Whalen Andrew, Hoppitt William J E
School of Biology, University of St. Andrews St. Andrews, UK.
School of Biology, University of Leeds Leeds, UK.
Front Psychol. 2016 Apr 5;7:409. doi: 10.3389/fpsyg.2016.00409. eCollection 2016.
A number of recent studies have used Network Based Diffusion Analysis (NBDA) to detect the role of social transmission in the spread of a novel behavior through a population. In this paper we present a unified framework for performing NBDA in a Bayesian setting, and demonstrate how the Watanabe Akaike Information Criteria (WAIC) can be used for model selection. We present a specific example of applying this method to Time to Acquisition Diffusion Analysis (TADA). To examine the robustness of this technique, we performed a large scale simulation study and found that NBDA using WAIC could recover the correct model of social transmission under a wide range of cases, including under the presence of random effects, individual level variables, and alternative models of social transmission. This work suggests that NBDA is an effective and widely applicable tool for uncovering whether social transmission underpins the spread of a novel behavior, and may still provide accurate results even when key model assumptions are relaxed.

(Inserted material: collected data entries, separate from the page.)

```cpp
struct DenseArgs {
    int N, ng, Lc, nblk, npt;
    int g_off;
    const NodeRec *nodes;
    const uint8_t *emis;
    const double *init, *dinit, *tdinit;
    const uint32_t *fc_off;
    const FwdEntry *fc;
    const uint32_t *bc_off;
    const BwdEntry *bc;
    const uint32_t *fh_off, *bh_off;
    const HopEntry *fh, *bh;
    int hop_mode;
    LinParams lp;
    const double *logib;
    const uint8_t *bases;
// ... 8 lines not shown
    double *Bm, *Bi, *Bd;
    int bcols;
    int *BE;
    unsigned long long *cmaxB;
    double *bpart;
    double *logmbB, *logibB;
    double *accg;
    int want_freq;
    int nblk8;
    unsigned long long *tmaxF;
    const int *bstart;
    int want_map;
    double *Pa, *Pb;
    double *Prun;
    unsigned long long *pmax;
    const int *wf_sw;
    const uint8_t *wf_mode;
    int *wf_sub;
    int *wf_cnt;
    uint32_t *wf_node;
    double *wf_tot;
    double wf_ratio;
    double wf_ub_a, wf_ub_b;
    const uint32_t *rs_off = nullptr, *rs = nullptr;
    uint32_t *skH = nullptr;
    uint8_t *skA = nullptr;
    int nrun = 0, nseg = 0, sseg = 1;
    unsigned long long *skcells = nullptr;
    const double *vFm = nullptr, *vFi = nullptr, *vFd = nullptr;
    const uint32_t *vlane = nullptr;
    int vLc = 0, vJ = 0;
};
static constexpr int WF_CAP = 1024;


struct Plan {
    int W, ng_total, npt, nblk, nblk8;
    std::vector<uint32_t> order;
};

Plan make_plan(const phmm_model *m, const phmm_reads *reads, int forced_w);
Plan make_plan_ids(const phmm_model *m, const phmm_reads *reads, const std::vector<uint32_t> &ids);
void layout(DenseArgs &a, int W, bool full_b, void *tables, void *misc, size_t &tb, size_t &mb,
            bool backward_only = false);
void fill_model_args(DenseArgs &a, const phmm_model *m);
void host_logib(const phmm_model *m, size_t n, std::vector<double> &out);
// ... 17 lines not shown
```

dbgphmm_amd/csrc/mapping_flow.hip:

```cpp
#include <algorithm>
#include <cmath>
#include <cstring>
#include <memory>

#include <hipcub/hipcub.hpp>

#include "sparse_dyn.h"
#include "lean_bwd_kernel.h"
#include "wide_bwd_kernel.h"

namespace phmm {

static constexpr int KMAX = PHMM_MAX_ACTIVE_NODES;

template <int CAP> struct FRec {
    double m[CAP], i[CAP], d[CAP];
    uint32_t id[CAP];
    int n, na, E;
};

template <int CAP> __device__ bool load_record(const RecPool &p, uint64_t pos_index, FRec<CAP> &f) {
    const uint64_t o1 = p.off[pos_index];
    if (o1 == 0) return false;
    const uint8_t *rec = p.base + (o1 - 8);
// ... 1151 lines not shown
                hipLaunchKernelGGL(emit_dense_small, dim3((unsigned)std::min(1024, (ub + BLOCK / 64 - 1) / (BLOCK / 64))), dim3(BLOCK), 0,
                                   s2, ma, pos, lanes);
                hipLaunchKernelGGL(emit_dense_map, dim3((unsigned)ub), dim3(BLOCK), 0, s2, ma, pos, lanes);
            }
            HIP_CHECK(hipEventRecord(ev_emit[par], s2));
            emitted[par] = true;
            if (st_on) st.launches[1]++;
        }
        for (int par = 0; par < 2; par++)
            if (emitted[par]) HIP_CHECK(hipStreamWaitEvent(s, ev_emit[par], 0));
        HIP_CHECK(hipGetLastError());
        const bool want_lb = mc.logb_out && pos_max >= 0 && lanes > 0;
        if (want_lb) {
            launch_bwd_finish(W, a);
            hipLaunchKernelGGL(gather_logb, dim3((unsigned)((lanes + BLOCK - 1) / BLOCK)), dim3(BLOCK), 0, s, (const double *)a.logmbB,
                               a.Lc, W, lanes, (double *)(cp + o_lb));
            HIP_CHECK(hipGetLastError());
        }
        st.ms[1] += lt.total_ms();
        for (int gi = 0; gi < lanes; gi++)
            if (st_on && !a.skcells && hb[gi] >= 0) st.cells[1] += (uint64_t)((hb[gi] & ~(1 << 30)) + 1) * m->N;
        const size_t err_words = (o_cells + sizeof(unsigned long long) - o_err) / sizeof(uint32_t);
        std::vector<uint32_t> herr(err_words);
        HIP_CHECK(hipMemcpyAsync(herr.data(), cp + o_err, sizeof(uint32_t) * err_words, hipMemcpyDeviceToHost, s));
        if (want_lb) HIP_CHECK(hipMemcpyAsync(mc.logb_out, cp + o_lb, sizeof(double) * lanes, hipMemcpyDeviceToHost, s));
        HIP_CHECK(hipStreamSynchronize(s));
        if (a.skcells) {
            unsigned long long nc = 0;
            memcpy(&nc, herr.data() + (o_cells - o_err) / sizeof(uint32_t), sizeof nc);
            st.cells[1] += nc;
        }
        if (dense_lock.owns_lock()) dense_lock.unlock();
        trace("  dense backward+collect");
        bool pool_full = false;
        for (int gi = 0; gi < lanes; gi++) {
            if (herr[gi] & SP_ERR_POOL) pool_full = true;
            else if (herr[gi] & ~SP_STOP_SLICE) PHMM_THROW(PHMM_EINTERNAL, "mapping backward error " + std::to_string(herr[gi]));
        }
        if (!pool_full) break;
        (void)attempt;
        throw SinkOverflow{};
    }
}
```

最近的一些研究使用基于网络的扩散分析(NBDA)来检测社会传播在新行为在人群中传播中的作用。在本文中,我们提出了一个在贝叶斯环境中执行NBDA的统一框架,并演示了如何将渡边赤池信息准则(WAIC)用于模型选择。我们给出了将此方法应用于获取时间扩散分析(TADA)的具体示例。为了检验该技术的稳健性,我们进行了大规模模拟研究,发现使用WAIC的NBDA在广泛的情况下,包括存在随机效应、个体水平变量和社会传播替代模型的情况下,都能恢复正确的社会传播模型。这项工作表明,NBDA是一种有效且广泛适用的工具,可用于揭示社会传播是否是新行为传播的基础,并且即使关键模型假设放宽,仍可能提供准确的结果。